I tried to once. I had a good idea one day and wanted the domain name for it.
It was a somewhat out-of-the-blue idea, so I wasn't really expecting it to be
taken, but it was and all the names somewhat close to it were taken as well. I
went back to the original name I wanted and e-mailed the squatter asking how
much he wanted, hoping it would only be in the low hundreds of dollars. He
e-mailed me back asking for $6600. When I said that it was too high and I
wasn't interested, I got a much less professional e-mail:

"LAST 5.5 K

Keep or find other domain name

Bye"

I said it was still too expensive, and got

"LOL ...

Bye"

I went to the website that the e-mail was sent from and it was all Lorem
Ipsum.

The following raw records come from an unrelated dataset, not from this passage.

template <typename T, int G, int RPL, bool STRIP = false, bool EXACT = false, int CODES = kMaxCodes>
__device__ __forceinline__ void pairhmm_body(const KernelArgs& a, uint8_t* smem, const uint32_t block, const uint32_t n_blocks) {
    constexpr int GPW = 64 / G;
    constexpr bool kETab = (sizeof(T) == 4);
    constexpr int kNumCodes = CODES;
    static_assert(CODES == 4 || CODES == kMaxCodes, "four or five code columns");
    static_assert(kETab || CODES == kMaxCodes, "fp64 has no table: the N code is compared");
    constexpr bool kSix = (sizeof(T) == 4) && !EXACT;
    constexpr int RP2 = (RPL + 1) / 2;
    constexpr int S = lane_stride<G>();
    const int gpb = (int)blockDim.x / G;
    const int tid = (int)threadIdx.x;
    const int lane = tid & 63;
    const int wave = tid >> 6;
    const int j = G < 16 ? (lane & 15) / S : lane % G;
    const int grp = wave * GPW + (G < 16 ? (lane >> 4) * S + (lane & 15) % S : lane / G);
    const int n_waves = (int)blockDim.x >> 6;
    uint8_t* etab = smem + (kETab ? (size_t)wave * etab_bytes_per_wave<RPL, CODES>() : 0);
    uint8_t* hapbuf = smem + (kETab ? (size_t)n_waves * etab_bytes_per_wave<RPL, CODES>() : 0) +
                      (size_t)grp * a.lds_stride;
    const T* __restrict__ ph2pr = (const T*)a.ph2pr;
    const T* __restrict__ mm = (const T*)a.mm;
    const T* __restrict__ ph2pr_div3 = (const T*)a.ph2pr_div3;
    const T* __restrict__ gap_ratio = (const T*)a.gap_ratio;
    const uint32_t n_jobs = a.n_dyn ? *a.n_dyn : a.n_static;

    for (uint32_t base = block * (uint32_t)gpb; base < n_jobs; base += n_blocks * (uint32_t)gpb) {
        const uint32_t slot = base + (uint32_t)grp;
        const bool live = slot < n_jobs;
        uint32_t job_idx = 0;
        Job job;
        job.read_off = 0; job.hap_off = 0; job.R = 0; job.H = 0; job.pair = 0; job.pad_ = 0;
        if (live) {
            job_idx = a.job_list ? a.job_list[slot] : a.job_first + slot;
            job = a.jobs[job_idx];
        }
        const int R = (int)job.R, H = (int)job.H;
        constexpr int kStripRows = G * RPL;
        const int n_strips = STRIP ? (R > kStripRows ? (R + kStripRows - 1) / kStripRows : 1) : 1;
        const int first_rows = R - (n_strips - 1) * kStripRows;

        __syncthreads();
        bool hap_n = false;
        {
            const uint8_t* hp = a.hap_bases + job.hap_off;
            const int n_words = (int)a.lds_stride >> 2;
            uint32_t* hb32 = reinterpret_cast<uint32_t*>(hapbuf);
            for (int w = j; w < n_words; w += G) {
                const int c0 = 4 * w - G;
                uint32_t packed;
                if (live && c0 >= 0 && c0 + 4 <= H) {
                    uint32_t raw;
                    __builtin_memcpy(&raw, hp + c0, 4);
                    packed = base_code4(raw);
                } else {
                    packed = 0;
#pragma unroll
                    for (int t = 0; t < 4; ++t) {
                        const int c = c0 + t;
                        const int code = (live && c >= 0 && c < H) ? base_code(hp[c]) : (kNumCodes > 4 ? kCodeN : 0);
                        packed |= (uint32_t)code << (8 * t);
                    }
                }
                if constexpr (kETab && kNumCodes == 4) {
                    const uint32_t x = packed ^ (0x01010101u * (uint32_t)kCodeN);
                    hap_n |= ((x - 0x01010101u) & ~x & 0x80808080u) != 0;
                    packed &= 0x03030303u;
                }
                hb32[w] = packed;
            }
        }
        bool group_hap_n = false;
        if constexpr (kETab && kNumCodes == 4) {
            uint64_t gmask;
            if constexpr (G == 64) gmask = ~0ull;
            else if constexpr (G == 16) gmask = 0xFFFFull << (lane & 48);
            else gmask = (uint64_t)((G == 8 ? 0x5555u : 0x1111u) << ((lane & 15) % S)) << (lane & 48);
            group_hap_n = (__ballot((int)hap_n) & gmask) != 0;
        }

        T sumM = 0, sumX = 0;
        bool zero_gap = false;
        if constexpr (STRIP) {
            for (int rr = lane; rr < R; rr += 64) zero_gap |= (a.gcp[job.read_off + (uint64_t)rr] & 127) == 0;
        }
        int nl = 0;
        T* const bnd = STRIP ? reinterpret_cast<T*>(a.strip_scratch) + (size_t)block * 6u * a.strip_stride : nullptr;
      for (int strip = 0; strip < n_strips; ++strip) {
        const int rows_here = (STRIP && strip > 0) ? kStripRows : first_rows;
        const int row_base = (STRIP && strip > 0) ? first_rows + (strip - 1) * kStripRows : 0;
        const bool last_strip = strip == n_strips - 1;
        nl = (rows_here + RPL - 1) / RPL;
        const int top_clones = nl * RPL - rows_here;
        volatile T* const bcur = STRIP ? bnd + (size_t)(strip & 1) * 3u * a.strip_stride : nullptr;
        const volatile T* const bprev = STRIP ? bnd + (size_t)((strip & 1) ^ 1) * 3u * a.strip_stride : nullptr;
        if (STRIP && strip > 0) __syncthreads();

        T k0[RPL], k1[RPL], k2[RPL], k3[RPL], k4[RPL], eM[RPL], eX[RPL];
        int rb[RPL];
        T pm[RPL], px[RPL], py[RPL];
        bool clone[RPL];
        T ratio[RPL];
        const T init_y = Prec<T>::initial() / (T)(H > 0 ? H : 1);
#pragma unroll
        for (int s = 0; s < RPL; ++s) {
            const int rho = j * RPL + s - top_clones;
            k0[s] = 0; k1[s] = 0; k2[s] = 0; k3[s] = 0; k4[s] = 0; eM[s] = 0; eX[s] = 0;
            rb[s] = 0; pm[s] = 0; px[s] = 0; py[s] = 0; clone[s] = false; ratio[s] = 0;
            if (live && j < nl) {
                if (rho < 0) {
                    clone[s] = true;
                    k3[s] = 1;
                    py[s] = init_y;
                } else {
                    const uint64_t o = job.read_off + (uint64_t)(row_base + rho);
                    const int qi = a.ins[o] & 127, qd = a.del[o] & 127, qc = a.gcp[o] & 127;
                    const int qq = a.qual[o] & 127;
                    const int mn = qi <= qd ? qi : qd, mx = qi <= qd ? qd : qi;
                    k0[s] = mm[((mx * (mx + 1)) >> 1) + mn];
                    k3[s] = ph2pr[qc];
                    k1[s] = (T)1.0 - ph2pr[qc];
                    k2[s] = ph2pr[qi];
                    k4[s] = ph2pr[qd];
                    zero_gap |= (qc == 0);
                    const T distm = ph2pr[qq];
                    eM[s] = (T)1.0 - distm;
                    const int code = base_code(a.bases[o]);
                    eX[s] = (code == kCodeN) ? eM[s] : ph2pr_div3[qq];
                    ratio[s] = gap_ratio[qc];
                    rb[s] = code;
                }
            }
        }
        if constexpr (kETab) {
            float* et = reinterpret_cast<float*>(etab) + lane * 2;
#pragma unroll
            for (int s = 0; s < RPL; ++s)
#pragma unroll
                for (int code = 0; code < kNumCodes; ++code)
                    et[((s >> 1) * kNumCodes + code) * 128 + (s & 1)] =
                        (code == rb[s] || code == kCodeN) ? eM[s] : eX[s];
        }
        __syncthreads();

        const bool swept = live && !group_hap_n;
        const int nsteps_g = swept ? (H + nl - 1) : 0;
        int nmax = nsteps_g, nmin = swept ? nsteps_g : 0x7fffffff;
        if constexpr (GPW > 1) {
#pragma unroll
            for (int off = 1; off < 64; off <<= 1) {
                if (off >= S && off < (G < 16 ? 16 : G)) continue;
                const int o1 = __shfl_xor(nmax, off, 64), o2 = __shfl_xor(nmin, off, 64);
                nmax = o1 > nmax ? o1 : nmax;
                nmin = o2 < nmin ? o2 : nmin;
            }
        }
        nmax = __builtin_amdgcn_readfirstlane(nmax);
        nmin = __builtin_amdgcn_readfirstlane(nmin);
        if (nmin > nmax) nmin = nmax;

        const uint8_t* hp_lane = hapbuf + (G - j);
        const uint8_t* et_lane = etab + lane * 8;

        auto load_e = [&](int h, T (&dst)[RPL]) {
            if constexpr (kETab) {
                const uint8_t* p = et_lane + (h << 9);
#pragma unroll
                for (int s2 = 0; s2 < RP2; ++s2) {
                    const float2 v = *reinterpret_cast<const float2*>(p + s2 * kNumCodes * 512);
                    dst[2 * s2] = v.x;
                    if (2 * s2 + 1 < RPL) dst[2 * s2 + 1] = v.y;
                }
            } else {
                const bool hN = (h == kCodeN);
#pragma unroll
                for (int s = 0; s < RPL; ++s) dst[s] = ((h == rb[s]) | hN) ? eM[s] : eX[s];
            }
        };

        const bool use_plain = EXACT || __any((int)zero_gap) != 0;
        constexpr int kPlain = 0, kScaled = 1, kSixOp = 2;

        auto sweep = [&](auto form_tag) {
            constexpr int FORM = decltype(form_tag)::value;
            constexpr bool SC = FORM == kScaled;
            constexpr bool SIX = FORM == kSixOp;
            T y_above = init_y;
            if constexpr (SC || SIX) {
                T g_own[RPL], g_below[RPL];
#pragma unroll
                for (int s = 0; s < RPL; ++s) g_own[s] = k1[s];
                T g_next_lane = shr1_down<G>(g_own[0]);
#pragma unroll
                for (int s = 0; s < RPL; ++s) g_below[s] = (s + 1 < RPL) ? g_own[s + 1] : g_next_lane;
                if (j == nl - 1) {
                    g_below[RPL - 1] = (T)1.0;
                    if constexpr (STRIP) { if (!last_strip) g_below[RPL - 1] = (T)1.0 - ph2pr[a.gcp[job.read_off + (uint64_t)(row_base + rows_here)] & 127]; }
                }
                T my_above[RPL];
                if constexpr (SIX) {
                    T my_own[RPL];
#pragma unroll
                    for (int s = 0; s < RPL; ++s) my_own[s] = clone[s] ? (T)1.0 : k4[s];
                    T my_top = (T)1.0;
                    if constexpr (STRIP) {
                        if (strip > 0) my_top = ph2pr[a.del[job.read_off + (uint64_t)(row_base - 1)] & 127];
                    }
                    my_above[0] = shr1<G>(my_top, my_own[RPL - 1]);
#pragma unroll
                    for (int s = 1; s < RPL; ++s) my_above[s] = my_own[s - 1];
                }
#pragma unroll
                for (int s = 0; s < RPL; ++s) {
                    if (clone[s]) {
                        py[s] = SIX ? init_y : g_below[s] * init_y;
                    } else {
                        const T gb = g_below[s];
                        const T pMX = k2[s], pXX = k3[s], pMY = k4[s];
                        k1[s] = gb * pMX;
                        k2[s] = gb * ratio[s];
                        if constexpr (SIX) k3[s] = g_own[s] * my_above[s];
                        else k3[s] = gb * pMY;
                        k4[s] = pXX;
                    }
                    if (clone[s]) { k1[s] = 0; k2[s] = 0; k3[s] = 0; k4[s] = 1; }
                }
                y_above = SIX ? init_y : g_own[0] * init_y;
            }
            const T old_y = (j == 0) ? y_above : (T)0;
            T uaM = 0, uaX = 0, uaY = old_y, ubM = 0, ubX = 0, ubY = old_y;
            if constexpr (STRIP) {
                if (strip > 0) {
                    uaY = 0; ubY = 0;
                    if (j == 0 && H > 0) { ubM = bprev[0]; ubX = bprev[a.strip_stride]; ubY = bprev[2u * a.strip_stride]; }
                }
            }

            auto column = [&](const T (&ec)[RPL], T& o2M, T& o2X, T& o2Y, const T o1M, const T o1X, bool count, const int dcol) {
                T Mn[RPL], Xn[RPL], Yn[RPL];
                if constexpr (SIX) {
#pragma unroll
                    for (int s = RPL - 1; s >= 0; --s) {
                        const T t = s ? fma_(k3[s], py[s - 1], fma_(pm[s - 1], k0[s], px[s - 1]))
                                      : fma_(k3[0], o2Y, fma_(o2M, k0[0], o2X));
                        py[s] = fma_(py[s], k4[s], pm[s]);
                        pm[s] = t * ec[s];
                    }
                    px[0] = fma_(o1X, k2[0], o1M * k1[0]);
#pragma unroll
                    for (int s = 1; s < RPL; ++s) px[s] = fma_(px[s - 1], k2[s], pm[s - 1] * k1[s]);
#pragma unroll
                    for (int s = 0; s < RPL; ++s) { Mn[s] = pm[s]; Xn[s] = px[s]; Yn[s] = py[s]; }
                } else if constexpr (SC) {
                    Mn[0] = (fma_(o2M, k0[0], o2X) + o2Y) * ec[0];
                    Xn[0] = fma_(o1X, k2[0], o1M * k1[0]);
                    Yn[0] = fma_(py[0], k4[0], pm[0] * k3[0]);
#pragma unroll
                    for (int s = 1; s < RPL; ++s) {
                        Mn[s] = (fma_(pm[s - 1], k0[s], px[s - 1]) + py[s - 1]) * ec[s];
                        Xn[s] = fma_(Xn[s - 1], k2[s], Mn[s - 1] * k1[s]);
                        Yn[s] = fma_(py[s], k4[s], pm[s] * k3[s]);
                    }
                } else if constexpr (EXACT) {
                    Mn[0] = ((o2M * k0[0] + o2X * k1[0]) + o2Y * k1[0]) * ec[0];
                    Xn[0] = o1M * k2[0] + o1X * k3[0];
                    Yn[0] = pm[0] * k4[0] + py[0] * k3[0];
#pragma unroll
                    for (int s = 1; s < RPL; ++s) {
                        Mn[s] = ((pm[s - 1] * k0[s] + px[s - 1] * k1[s]) + py[s - 1] * k1[s]) * ec[s];
                        Xn[s] = Mn[s - 1] * k2[s] + Xn[s - 1] * k3[s];
                        Yn[s] = pm[s] * k4[s] + py[s] * k3[s];
                    }
                } else {
                    Mn[0] = fma_(o2Y, k1[0], fma_(o2X, k1[0], o2M * k0[0])) * ec[0];
                    Xn[0] = fma_(o1X, k3[0], o1M * k2[0]);
                    Yn[0] = fma_(py[0], k3[0], pm[0] * k4[0]);
#pragma unroll
                    for (int s = 1; s < RPL; ++s) {
                        Mn[s] = fma_(py[s - 1], k1[s], fma_(px[s - 1], k1[s], pm[s - 1] * k0[s])) * ec[s];
                        Xn[s] = fma_(Xn[s - 1], k3[s], Mn[s - 1] * k2[s]);
                        Yn[s] = fma_(py[s], k3[s], pm[s] * k4[s]);
                    }
                }
// ... 9 lines not shown
                        const bool in = c1 < H;
                        o2M = in ? bprev[c1] : (T)0; o2X = in ? bprev[a.strip_stride + c1] : (T)0; o2Y = in ? bprev[2u * a.strip_stride + c1] : (T)0;
                    }
                    if (!last_strip && j == nl - 1) {
                        const int c = dcol - j;
                        if (c >= 0 && c < H) { bcur[c] = Mn[RPL - 1]; bcur[a.strip_stride + c] = Xn[RPL - 1]; bcur[2u * a.strip_stride + c] = Yn[RPL - 1]; }
                    }
                }
            };

            T e[RPL];
            int d = 0;
            int h1 = hp_lane[1];
            load_e((int)hp_lane[0], e);
            for (; d + 2 <= nmin; d += 2) {
                T e1[RPL];
                load_e(h1, e1);
                const int h2 = hp_lane[d + 2], h3 = hp_lane[d + 3];
                column(e, uaM, uaX, uaY, ubM, ubX, true, d);
                load_e(h2, e);
                column(e1, ubM, ubX, ubY, uaM, uaX, true, d + 1);
                h1 = h3;
            }
            for (; d < nmax; ++d) {
                const int hn = hp_lane[d + 1];
                column(e, uaM, uaX, uaY, ubM, ubX, d < nsteps_g, d);
                T t;
                t = uaM; uaM = ubM; ubM = t;
                t = uaX; uaX = ubX; ubX = t;
                t = uaY; uaY = ubY; ubY = t;
                load_e(hn, e);
            }
        };
        if constexpr (EXACT) sweep(std::integral_constant<int, kPlain>{});
        else if (use_plain) sweep(std::integral_constant<int, kPlain>{});
        else if constexpr (kSix) sweep(std::integral_constant<int, kSixOp>{});
        else sweep(std::integral_constant<int, kScaled>{});
      }

        if (live && j == nl - 1) {
            const T res = sumM + sumX;
            if constexpr (sizeof(T) == 4) {
                if (group_hap_n) {
                    const uint32_t k = atomicAdd(a.nhap_count, 1u);
                    a.nhap_list[k] = job_idx;
                } else if (res < 1e-28f) {
                    const uint32_t k = atomicAdd(a.rerun_count, 1u);
                    a.rerun_list[k] = job_idx;
                } else {
                    a.out_log10[job.pair] = (double)(log10f(res) - a.log10_initial_f);
                }
            } else {
                if (!EXACT && a.rerun_count && res < kExactBelow) {
                    const uint32_t k = atomicAdd(a.rerun_count, 1u);
                    a.rerun_list[k] = job_idx;
                } else {
                    a.out_log10[job.pair] = log10(res) - a.log10_initial_d;
                    a.used_f64[job.pair] = 1;
                }
            }
        }
    }
}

When I went back to the domain name I wanted when I was writing this,
it had a startup-y logo, a promise of something cool being built, and an
invitation to follow the developers (a tech blog I had never heard of) on
facebook or twitter. It was all sounding legitimate, and I was upset that
someone else apparently had an idea that was probably similar to mine, until I
started clicking the really random assortment of "sponsor" links (to medical
and legal sites, which pay a lot for ads but which had no obvious connection
to any idea that would be associated with the domain name) and some of them
took me to more lorem ipsum sites.

Very mysterious, and tremendously irritating.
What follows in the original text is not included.